SingleArcVariationalEquationsSolver< > variationalEquationsSimulator(
            bodyMap, integratorSettings, propagatorSettings, parametersToEstimate, true,
            std::shared_ptr< numerical_integrators::IntegratorSettings< double > >( ), false, true );

So, instead of using a SingleArcDynamicsSimulator object (which propagates only the state), we use SingleArcVariationalEquationsSolver object (which propagates both the state and the variational equations). Details on the input to the object are discussed on the page Performing Variational Equations Propagation. Using the above, the equations are immediately propagated upon creation of the object. Retrieving the output is done as:

std::map< double, Eigen::MatrixXd > stateTransitionResult =
        variationalEquationsSimulator.getNumericalVariationalEquationsSolution( ).at( 0 );
std::map< double, Eigen::MatrixXd > sensitivityResult =
        variationalEquationsSimulator.getNumericalVariationalEquationsSolution( ).at( 1 );
std::map< double, Eigen::VectorXd > integrationResult =
        variationalEquationsSimulator.getDynamicsSimulator( )->getEquationsOfMotionNumericalSolution( );

Warning

Propagation of variational equations (for translational motion) is only supported for propagated coordinates of size 6. For a description of the difference between conventional and propagated coordinates, see Propagator Settings: Conventional vs. Propagated Coordinates. On the same page (in Propagated Coordinates in Tudat) you can find a list of the available propagated coordinates and their respective sizes.
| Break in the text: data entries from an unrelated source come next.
namespace ptx {
__device__ __forceinline__ uint32_t smem_u32(const void* p) { return (uint32_t)__cvta_generic_to_shared(p); }
__device__ __forceinline__ void mbar_init(uint32_t bar, uint32_t count) {
  asm volatile("mbarrier.init.shared::cta.b64 [%0], %1;" ::"r"(bar), "r"(count) : "memory");
}
__device__ __forceinline__ void fence_barrier_init() { asm volatile("fence.mbarrier_init.release.cluster;" ::: "memory"); }
__device__ __forceinline__ void mbar_expect_tx(uint32_t bar, uint32_t bytes) {
  asm volatile("mbarrier.arrive.expect_tx.shared::cta.b64 _, [%0], %1;" ::"r"(bar), "r"(bytes) : "memory");
}
__device__ __forceinline__ bool mbar_try_wait(uint32_t bar, uint32_t parity) {
  uint32_t ok;
  asm volatile(
      "{\n\t.reg .pred p;\n\t"
      "mbarrier.try_wait.parity.shared::cta.b64 p, [%1], %2;\n\t"
      "selp.u32 %0, 1, 0, p;\n\t}"
      : "=r"(ok)
      : "r"(bar), "r"(parity)
      : "memory");
  return ok != 0;
}
__device__ __forceinline__ bool mbar_wait(uint32_t bar, uint32_t parity, int* err_flag, int code) {
  const long long t0 = clock64();
  bool ok = false;
  while (!(ok = mbar_try_wait(bar, parity))) {
    if (clock64() - t0 > 2000000000LL) break;
  }
  if (!ok && err_flag) atomicExch(err_flag, code);
  __syncwarp();
  return ok;
}
__device__ __forceinline__ bool mbar_wait_one(uint32_t bar, uint32_t parity, int* err_flag, int code) {
  const long long t0 = clock64();
  bool ok = false;
  while (!(ok = mbar_try_wait(bar, parity))) {
    if (clock64() - t0 > 2000000000LL) break;
  }
  if (!ok && err_flag) atomicExch(err_flag, code);
  return ok;
}
__device__ __forceinline__ void tma_load_2d(uint32_t dst, const CUtensorMap* tm, uint32_t bar, int c0, int c1) {
  asm volatile(
      "cp.async.bulk.tensor.2d.shared::cluster.global.mbarrier::complete_tx::bytes [%0], [%1, {%3, %4}], [%2];" ::"r"(dst),
      "l"(tm), "r"(bar), "r"(c0), "r"(c1)
      : "memory");
}
__device__ __forceinline__ void tma_load_3d(uint32_t dst, const CUtensorMap* tm, uint32_t bar, int c0, int c1, int c2) {
  asm volatile(
      "cp.async.bulk.tensor.3d.shared::cluster.global.mbarrier::complete_tx::bytes [%0], [%1, {%3, %4, %5}], [%2];" ::"r"(
          dst),
      "l"(tm), "r"(bar), "r"(c0), "r"(c1), "r"(c2)
      : "memory");
}
__device__ __forceinline__ void mbar_arrive_cluster(uint32_t bar, uint32_t cta) {
  asm volatile(
      "{\n\t.reg .b32 ra;\n\tmapa.shared::cluster.u32 ra, %0, %1;\n\t"
      "mbarrier.arrive.release.cluster.shared::cluster.b64 _, [ra];\n\t}" ::"r"(bar), "r"(cta)
      : "memory");
}
__device__ __forceinline__ void wgmma_fence() { asm volatile("wgmma.fence.sync.aligned;" ::: "memory"); }
__device__ __forceinline__ void wgmma_commit() { asm volatile("wgmma.commit_group.sync.aligned;" ::: "memory"); }
__device__ __forceinline__ void wgmma_wait_all() { asm volatile("wgmma.wait_group.sync.aligned 0;" ::: "memory"); }
template <int TB>
__device__ __forceinline__ void wgmma_ss(float (&d)[32], uint64_t adesc, uint64_t bdesc, uint32_t accum) {
  asm volatile(
      "{\n\t.reg .pred p;\n\tsetp.ne.b32 p, %34, 0;\n\t"
      "wgmma.mma_async.sync.aligned.m64n64k16.f32.f16.f16 {%0,%1,%2,%3,%4,%5,%6,%7,%8,%9,%10,%11,%12,%13,%14,%15,%16,%17,%18,%19,%20,%21,%22,%23,%24,%25,%26,%27,%28,%29,%30,%31}, %32, %33, p, 1, 1, 0, %35;\n\t}"
      : "+f"(d[0]), "+f"(d[1]), "+f"(d[2]), "+f"(d[3]), "+f"(d[4]), "+f"(d[5]), "+f"(d[6]), "+f"(d[7]), "+f"(d[8]), "+f"(d[9]), "+f"(d[10]), "+f"(d[11]), "+f"(d[12]), "+f"(d[13]), "+f"(d[14]), "+f"(d[15]), "+f"(d[16]), "+f"(d[17]), "+f"(d[18]), "+f"(d[19]), "+f"(d[20]), "+f"(d[21]), "+f"(d[22]), "+f"(d[23]), "+f"(d[24]), "+f"(d[25]), "+f"(d[26]), "+f"(d[27]), "+f"(d[28]), "+f"(d[29]), "+f"(d[30]), "+f"(d[31])
      : "l"(adesc), "l"(bdesc), "r"(accum), "n"(TB)
      : "memory");
}
template <int TB>
__device__ __forceinline__ void wgmma_rs(float (&d)[32], const uint32_t (&a)[4], uint64_t bdesc, uint32_t accum) {
  asm volatile(
      "{\n\t.reg .pred p;\n\tsetp.ne.b32 p, %37, 0;\n\t"
      "wgmma.mma_async.sync.aligned.m64n64k16.f32.f16.f16 {%0,%1,%2,%3,%4,%5,%6,%7,%8,%9,%10,%11,%12,%13,%14,%15,%16,%17,%18,%19,%20,%21,%22,%23,%24,%25,%26,%27,%28,%29,%30,%31}, {%32, %33, %34, %35}, %36, p, 1, 1, %38;\n\t}"
      : "+f"(d[0]), "+f"(d[1]), "+f"(d[2]), "+f"(d[3]), "+f"(d[4]), "+f"(d[5]), "+f"(d[6]), "+f"(d[7]), "+f"(d[8]), "+f"(d[9]), "+f"(d[10]), "+f"(d[11]), "+f"(d[12]), "+f"(d[13]), "+f"(d[14]), "+f"(d[15]), "+f"(d[16]), "+f"(d[17]), "+f"(d[18]), "+f"(d[19]), "+f"(d[20]), "+f"(d[21]), "+f"(d[22]), "+f"(d[23]), "+f"(d[24]), "+f"(d[25]), "+f"(d[26]), "+f"(d[27]), "+f"(d[28]), "+f"(d[29]), "+f"(d[30]), "+f"(d[31])
      : "r"(a[0]), "r"(a[1]), "r"(a[2]), "r"(a[3]), "l"(bdesc), "r"(accum), "n"(TB)
      : "memory");
}
}
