namespace dpmm {
// ... 157 lines not shown
    int32_t *h_list[4] = {nullptr, nullptr, nullptr, nullptr};
    size_t h_list_cap[4] = {0, 0, 0, 0};
    int h_list_next = 0;
    std::vector<int32_t> jobs_shadow, dslots_shadow;
    uint8_t *h_master = nullptr;
    size_t h_master_bytes = 0;
    bool draws_on_device = false;
    unsigned long long *d_work = nullptr;
    int work_waves = 0;
    long long work_launches = 0;
    float opt_margin = 50.f;
    int opt_prio = 1;
    int opt_queue_rounds = -1;
    int opt_ball = 1;
    uint32_t *d_sp_frag = nullptr;
    uint32_t *d_refb_big = nullptr;
    bool have_refb_big = false;
    uint32_t *d_brk_flag = nullptr;
    float *d_brk_aref = nullptr;
    float *d_sp_cons = nullptr;
    uint32_t *h_need = nullptr;
    int opt_direction = -1;
    bool sp_ready = false, sp_regime = false;
    unsigned sp_count = 0;
    bool sp_last = false;
    int sp_K = -1;
    int sp_cooldown = 0;
    int opt_b3 = 1;
    bool have_b3 = false;
    int opt_chain = 0x7fffffff & ~(8 | 32);
    int opt_pair_ball = 1;
    bool have_pb = false;
    int opt_lean_dir = 1;
    int opt_master_poll = 1;
    int opt_lean = 1;
    uint32_t *d_hard = nullptr;
    int hard_flip = 0;
    int perm_nbins = 0;
    uint32_t *h_hard = nullptr;
    int lean_off = 0;
    bool lean_ran = false;
    int lean_backoff = 15;
    int opt_bf16scr = 1;
    int opt_bracket = 1;
    int opt_timing = 0;
    int opt_tail = 1, opt_prescreen = -1, opt_ordered = 1, opt_force_f32 = 0, opt_trace = 0, opt_ref_const = 0;
    int64_t opt_stats_items = 0;
    int opt_stats_groups = 0;
    void *comm = nullptr;
    int rank = 0, world = 1;
    dpmm_host_allreduce_fn host_fn = nullptr;
    void *host_user = nullptr;
    char *h_red = nullptr;
    size_t h_red_bytes = 0;
    hipEvent_t ev_comm[4] = {nullptr, nullptr, nullptr, nullptr};
    bool have_comm_ev[2] = {false, false};
    int64_t comm_bytes[2] = {0, 0};
    int64_t comm_calls = 0;
    int comm_timeout_ms = 1800000;
    bool coll_pending = false;
    bool abort_reported = false;
    std::thread *watchdog = nullptr;
    std::mutex wd_mu;
    std::condition_variable wd_cv;
    bool wd_stop = false;
    std::atomic<int64_t> wd_wait_since{0};
// ... 868 lines not shown
            a.prio = c->opt_prio;
            a.queue_rounds = c->opt_queue_rounds;
        }
#ifdef DPMM_STAMPS
        if (!g_dbg) { hipMalloc(&g_dbg, sizeof(unsigned long long) * 16 * 4 * 4096); hipMemset(g_dbg, 0, sizeof(unsigned long long) * 16 * 4 * 4096); }
        a.dbg = g_dbg;
#endif
        const bool b3 = c->NB == 4 && c->have_b3 && c->opt_b3 && !table && !c->predictive && a.tail != nullptr;
        if (b3) {
            const bool lean_ok = c->opt_lean != 0 && c->opt_bracket && a.use_prev && a.screen_margin > 0.f && !final_argmax && a.lam == nullptr && c->K > 1 && c->d_hard &&
                                 !(c->opt_lean_dir == 0 && c->sp_regime && c->opt_direction != 0 && c->sp_ready);
            const int64_t nwt = (c->n + 63) / 64;
            if (lean_ok && c->lean_off == 0 && c->lean_ran) {
                if ((int64_t)c->h_hard[0] * 10 > nwt * 3) { c->lean_off = c->lean_backoff; c->lean_backoff = std::min(2 * c->lean_backoff + 1, 1023); }
                else c->lean_backoff = 15;
                c->lean_ran = false;
            }
            const bool use_lean = lean_ok && c->lean_off == 0;
            if (lean_ok && c->lean_off > 0) { c->lean_off -= 1; c->h_hard[0] = 0; }
            const uint32_t *list = nullptr;
            const bool parts = (c->opt_timing & 8) != 0 && (c->opt_timing & 1) != 0;
            if (parts && !c->ev_part[0]) for (auto &e : c->ev_part) HIPCHK(c, hipEventCreate(&e));
            if (use_lean) {
                const size_t hw = hard_list_words(c->n);
                uint32_t *mine = c->d_hard + (size_t)c->hard_flip * hw, *other = c->d_hard + (size_t)(c->hard_flip ^ 1) * hw;
                c->hard_flip ^= 1;
                c->lean_ran = true;
                uint32_t *need2 = a.need ? c->h_need + 8 * (size_t)c->sweep_grid_max : nullptr;
                const bool al = a.order != nullptr && c->perm_nbins > 0 && c->perm_nbins <= NIW_LEAN_MAX_BINS;
                uint32_t *need3 = a.need ? c->h_need + 12 * (size_t)c->sweep_grid_max : nullptr;
                NiwSweepArgs al_args = a;
                if (!c->opt_lean_dir) { al_args.sp_frag = nullptr; al_args.sp_cons = nullptr; }
                if (c->have_pb && c->opt_pair_ball && al_args.ball) al_args.ball |= 2;
                HIPCHK(c, launch_niw_lean(al_args, mine, need2, other, al ? c->sb.bin_start : nullptr, al ? c->perm_nbins : 0, need3, c->sweep_grid, c->stream));
                if (parts) HIPCHK(c, hipEventRecord(c->ev_part[0], c->stream));
                list = mine;
            }
            a.bf16scr |= 4;
            a.tdf = reinterpret_cast<const float *>(list);
            const float *mdist_kept = a.mdist;
            if (list) a.mdist = reinterpret_cast<const float *>(c->h_hard);
            HIPCHK(c, launch_niw_sweep(c->NB, a, c->sweep_grid, c->stream));
            a.mdist = mdist_kept;
            if (parts) HIPCHK(c, hipEventRecord(c->ev_part[1], c->stream));
            c->have_parts = parts ? (use_lean ? 2 : 1) : 0;
            a.bf16scr &= 3;
            a.tdf = nullptr;
            if (!list) HIPCHK(c, launch_niw_sub(a, nullptr, nullptr, c->sweep_grid, c->stream));
        } else {
            HIPCHK(c, launch_niw_sweep(c->NB, a, c->sweep_grid, c->stream));
            if (!table) c->have_parts = 0;
        }
    } else {
        MultSweepArgs a{};
        a.X = c->dX; a.ldx = c->ldx; a.n = c->n; a.first_index = c->first; a.D = c->D; a.K = c->K;
        a.logp = c->d_Rp; a.cst = c->d_cst;
        a.scratch = table ? table : c->d_scratch;
        a.scratch_stride = table ? table_stride : c->scratch_stride;
        a.scratch_by_tile = table ? 1 : 0;
        a.labels_only = table ? 1 : 0;
        a.bins = c->dbins; a.seed = c->seed; a.epoch = epoch; a.final_argmax = final_argmax;
        a.use_prev = c->have_labels ? 1 : 0;
        a.order = (!table && c->have_perm && c->opt_ordered) ? c->sb.perm : nullptr;
        a.order_total = c->sb.perm_total;
        if (c->x_u8) HIPCHK(c, launch_mult_sweep_u8(a, c->dX8, c->ld8, c->d_Lp16, c->sweep_grid, c->stream));
        else if (c->x_bf16_exact) HIPCHK(c, launch_mult_sweep_bf16(a, c->d_Lp16, c->sweep_grid, c->stream));
        else {
// ... 1286 lines not shown
}
#endif
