@@ -1144,7 +1155,10 @@
   unsigned long long* buf;
   uint32_t cap, tag;
 };
-template <bool FIRST, bool TRACE = false>
+struct AffSlot {
+  uint32_t a, b, o;
+};
+template <bool FIRST, bool TRACE = false, bool DENSE = false>
 __global__ void __launch_bounds__(EC_TPB) __attribute__((amdgpu_waves_per_eu(3, 3)))
 k_affine_round(const Aff* __restrict__ pts, const uint2* __restrict__ desc, const uint32_t* __restrict__ total_ptr ,
                uint32_t cap, uint32_t bmax, GfSqrTables T, Gf* __restrict__ prefix, Aff* __restrict__ out, uint32_t sign_mask, WaveTrace wt) {
@@ -1168,91 +1182,141 @@
   const uint32_t tid = blockIdx.x * blockDim.x + threadIdx.x;
   if (tid >= nthr) return;
   const uint2 none = make_uint2(AFF_NONE, AFF_NONE);
-  auto ld_desc = [&](int k) -> uint2 {
+  auto ld_desc = [&](int k) -> AffSlot {
     const uint32_t sk = (uint32_t)k * nthr + tid;
     const bool ok = k >= 0 && k < B && sk < total;
     if (FIRST) {
       uint2 v = none;
       if (ok) v = desc[sk];
-      return v;
-    }
-    const uint32_t d = ((const uint32_t*)desc)[ok ? sk : 0u], a = d & ~DESC_PAIR;
-    return make_uint2(ok ? a : AFF_NONE, (ok && (d & DESC_PAIR)) ? a + 1 : AFF_NONE);
+      return AffSlot{v.x, v.y, 0u};
+    }
+    const uint2 d = DENSE ? desc[ok ? sk : 0u] : make_uint2(((const uint32_t*)desc)[ok ? sk : 0u], 0u);
+    const uint32_t a = d.x & ~DESC_PAIR;
+    return AffSlot{ok ? a : AFF_NONE, (ok && (d.x & DESC_PAIR)) ? a + 1 : AFF_NONE, d.y};
   };
   const Gf one = gf_one();
   Gf run = one;
   {
-    uint2 d0 = ld_desc(0), d1 = ld_desc(1);
+    AffSlot d0 = ld_desc(0), d1 = ld_desc(1);
     Gf xa = gf_zero(), xb = gf_zero();
-    if (d0.y != AFF_NONE) { xa = ldx(d0.x); xb = ldx(d0.y); }
+    if (d0.b != AFF_NONE) { xa = ldx(d0.a); xb = ldx(d0.b); }
+#if AFF_NUM1
+    Gf ya = gf_zero(), yb = gf_zero();
+    if (d0.b != AFF_NONE) { ya = ldy(d0.a, xa); yb = ldy(d0.b, xb); }
+#endif
 #pragma unroll 1
     for (int k = 0; k < B; ++k) {
 #if AFF_PRIO
       aff_set_prio(wslot + (uint32_t)k);
 #endif
-      const uint2 d2 = ld_desc(k + 2);
+      const AffSlot d2 = ld_desc(k + 2);
       Gf nxa = gf_zero(), nxb = gf_zero();
-      if (d1.y != AFF_NONE) { nxa = ldx(d1.x); nxb = ldx(d1.y); }
-      Gf den = one;
-      if (d0.y != AFF_NONE && !gf_is_zero(xa) && !gf_is_zero(xb)) {
-        Gf dd = gf_add(xa, xb);
-        if (!gf_is_zero(dd)) den = dd;
-        else if (gf_eq(ldy(d0.x, xa), ldy(d0.y, xb))) den = xa;
+      if (d1.b != AFF_NONE) { nxa = ldx(d1.a); nxb = ldx(d1.b); }
+#if AFF_NUM1
+      Gf nya = gf_zero(), nyb = gf_zero();
+      if (d1.b != AFF_NONE) { nya = ldy(d1.a, nxa); nyb = ldy(d1.b, nxb); }
+#endif
+      const bool pair = d0.b != AFF_NONE;
+      if (!DENSE || __any(pair)) {
+        Gf den = one;
+#if AFF_NUM1
+        Gf num = gf_zero();
+        if (pair && !gf_is_zero(xa) && !gf_is_zero(xb)) {
+          const Gf dd = gf_add(xa, xb), ys = gf_add(ya, yb);
+          if (!gf_is_zero(dd)) { den = dd; num = ys; }
+          else if (gf_is_zero(ys)) { den = xa; num = ya; }
+        }
+        Gf np, nrun;
+        gf_mul2(num, den, run, L, np, nrun);
+        if (pair) prefix[(size_t)k * nthr + tid] = np;
+        run = nrun;
+#else
+        if (pair && !gf_is_zero(xa) && !gf_is_zero(xb)) {
+          Gf dd = gf_add(xa, xb);
+          if (!gf_is_zero(dd)) den = dd;
+          else if (gf_eq(ldy(d0.a, xa), ldy(d0.b, xb))) den = xa;
+        }
+        if (pair) prefix[(size_t)k * nthr + tid] = run;
+        run = gf_mul(run, den, L);
+#endif
       }
-      prefix[(size_t)k * nthr + tid] = run;
-      run = gf_mul(run, den, L);
       d0 = d1; d1 = d2; xa = nxa; xb = nxb;
+#if AFF_NUM1
+      ya = nya; yb = nyb;
+#endif
     }
   }
   if (TRACE) tr_t1 = wall_clock64();
   Gf inv = gf_inv_fast(run, T, L);
   if (TRACE) tr_t2 = wall_clock64();
   {
-    uint2 e0 = ld_desc(B - 1), e1 = ld_desc(B - 2);
+    AffSlot e0 = ld_desc(B - 1), e1 = ld_desc(B - 2);
     Gf px = gf_zero(), qx = gf_zero(), pre = one;
-    if (e0.x != AFF_NONE) px = ldx(e0.x);
-    if (e0.y != AFF_NONE) { qx = ldx(e0.y); pre = prefix[(size_t)(B - 1) * nthr + tid]; }
+    if (e0.a != AFF_NONE) px = ldx(e0.a);
+    if (e0.b != AFF_NONE) { qx = ldx(e0.b); pre = prefix[(size_t)(B - 1) * nthr + tid]; }
 #if AFF_XY
-    Gf py = gf_zero(), qy = gf_zero();
-    if (e0.x != AFF_NONE) py = ldy(e0.x, px);
-    if (e0.y != AFF_NONE) qy = ldy(e0.y, qx);
+    Gf py = gf_zero();
+    if (e0.a != AFF_NONE) py = ldy(e0.a, px);
+#if !AFF_NUM1
+    Gf qy = gf_zero();
+    if (e0.b != AFF_NONE) qy = ldy(e0.b, qx);
+#endif
 #endif
 #pragma unroll 1
     for (int k = B - 1; k >= 0; --k) {
 #if AFF_PRIO
       aff_set_prio(wslot + (uint32_t)k);
 #endif
-      const uint2 e2 = ld_desc(k - 2);
+      const AffSlot e2 = ld_desc(k - 2);
 #if AFF_XY
-      Gf npx = gf_zero(), nqx = gf_zero(), npy = gf_zero(), nqy = gf_zero(), npre = one;
-      if (e1.x != AFF_NONE) { npx = ldx(e1.x); npy = ldy(e1.x, npx); }
-      if (e1.y != AFF_NONE) { nqx = ldx(e1.y); nqy = ldy(e1.y, nqx); npre = prefix[(size_t)(k - 1) * nthr + tid]; }
+      Gf npx = gf_zero(), nqx = gf_zero(), npy = gf_zero(), npre = one;
+      if (e1.a != AFF_NONE) { npx = ldx(e1.a); npy = ldy(e1.a, npx); }
+#if AFF_NUM1
+      if (e1.b != AFF_NONE) { nqx = ldx(e1.b); npre = prefix[(size_t)(k - 1) * nthr + tid]; }
 #else
-      Gf py = gf_zero(), qy = gf_zero();
-      if (e0.x != AFF_NONE) py = ldy(e0.x, px);
-      if (e0.y != AFF_NONE) qy = ldy(e0.y, qx);
+      Gf nqy = gf_zero();
+      if (e1.b != AFF_NONE) { nqx = ldx(e1.b); nqy = ldy(e1.b, nqx); npre = prefix[(size_t)(k - 1) * nthr + tid]; }
+#endif
+#else
+      Gf py = gf_zero();
+      if (e0.a != AFF_NONE) py = ldy(e0.a, px);
+#if !AFF_NUM1
+      Gf qy = gf_zero();
+      if (e0.b != AFF_NONE) qy = ldy(e0.b, qx);
+#endif
       Gf npx = gf_zero(), nqx = gf_zero(), npre = one;
-      if (e1.x != AFF_NONE) npx = ldx(e1.x);
-      if (e1.y != AFF_NONE) { nqx = ldx(e1.y); npre = prefix[(size_t)(k - 1) * nthr + tid]; }
+      if (e1.a != AFF_NONE) npx = ldx(e1.a);
+      if (e1.b != AFF_NONE) { nqx = ldx(e1.b); npre = prefix[(size_t)(k - 1) * nthr + tid]; }
 #endif
-      if (e0.x != AFF_NONE) {
-        const uint32_t sidx = (uint32_t)k * nthr + tid;
+#if AFF_NUM1
+      auto q_y = [&]() -> Gf { return ldy(e0.b, qx); };
+#else
+      auto q_y = [&]() -> Gf { return qy; };
+#endif
+      if (e0.a != AFF_NONE) {
+        const uint32_t sidx = DENSE ? e0.o : (uint32_t)k * nthr + tid;
         Gf ox = px, oy = py;
-        if (e0.y != AFF_NONE) {
-          if (gf_is_zero(px)) { ox = qx; oy = qy; }
+        if (e0.b != AFF_NONE) {
+          if (gf_is_zero(px)) { ox = qx; oy = q_y(); }
           else if (!gf_is_zero(qx)) {
             Gf dd = gf_add(px, qx);
             const bool same_x = gf_is_zero(dd);
-            const bool dbl = same_x && gf_eq(py, qy);
+            const bool dbl = same_x && gf_eq(py, q_y());
             if (same_x && !dbl) {
               ox = gf_zero(); oy = gf_zero();
             } else {
               Gf den = dbl ? px : dd;
+#if AFF_NUM1
+              Gf lam, inv_next;
+              gf_mul2(pre, den, inv, L, lam, inv_next);
+              inv = inv_next;
+#else
               Gf dinv, inv_next;
               gf_mul2(pre, den, inv, L, dinv, inv_next);
               inv = inv_next;
               Gf num = dbl ? py : gf_add(py, qy);
               Gf lam = gf_mul(num, dinv, L);
+#endif
               if (dbl) lam = gf_add(lam, px);
               ox = gf_add(gf_add(gf_sqr(lam), lam), dd);
               oy = gf_add(gf_add(gf_mul(gf_add(px, ox), lam, L), ox), py);
@@ -1263,7 +1327,10 @@
       }
       e0 = e1; e1 = e2; px = npx; qx = nqx; pre = npre;
 #if AFF_XY
-      py = npy; qy = nqy;
+      py = npy;
+#if !AFF_NUM1
+      qy = nqy;
+#endif
 #endif
     }
   }
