libear_amd/csrc/api_core.hip:

```cpp
#include <cctype>
#include <cerrno>
#include <cmath>
#include <cstdlib>
#include <string>
#include <memory>
#include <mutex>

#include "common.h"
#include "curves.h"
#include "gain_kernels.h"
#include "gain_mfma.h"
#include "gain_h2.h"
#include "gain_h2_t1.h"
#include "gain_p2.h"
#include "gain_hg.h"
#include "gain_f32g.h"

namespace earhip {

static_assert(kSplitTile == 256, "MixLaunch::tile() and tiles_aligned(256, ...) assume the 4-wave tile");

static thread_local std::string g_last_error;
void set_last_error(const std::string &msg) { g_last_error = msg; }

size_t mix_lds_bytes(const ColumnPlan &cp, const MixLaunch &ml) {
  if (ml.wsplit <= 1 || ml.split || ml.pieces || ml.hinge) return 0;
  if (ml.mfma) return (size_t)cp.mgroups * ml.tpw * cp.nct * 16 * ml.tile() * sizeof(float);
  return (size_t)cp.ngroups * cp.nout * ml.tile() * sizeof(float);
}

template <int NCT, int NRT>
static void launch_mfma_t(const GainMixParams &P, dim3 grid, dim3 block, size_t lds,
                          hipStream_t s) {
  hipLaunchKernelGGL((k_gain_mix_mfma<NCT, NRT>), grid, block, lds, s, P);
}

template <int NOUT, int SPL, bool STRICT>
static void launch_mix_t(const GainMixParams &P, dim3 grid, dim3 block, size_t lds,
                         hipStream_t s) {
  hipLaunchKernelGGL((k_gain_mix<NOUT, SPL, STRICT>), grid, block, lds, s, P);
}
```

Finally, these maps are written to files, similarly to the previous examples and discussed in Input/Output. Note however, that the matrix entries of the first two maps in the above are spread out over a single row in the output file. The concatenation of the matrix entries is done row by row.

Below, a plot is given of the entries of the state transition matrix as a function of time. The current state entry is indicated by line style, the initial state entry by color.

../../_images/variationalEquationsExample.png

Tip

Open the figure in a new tab for more detail.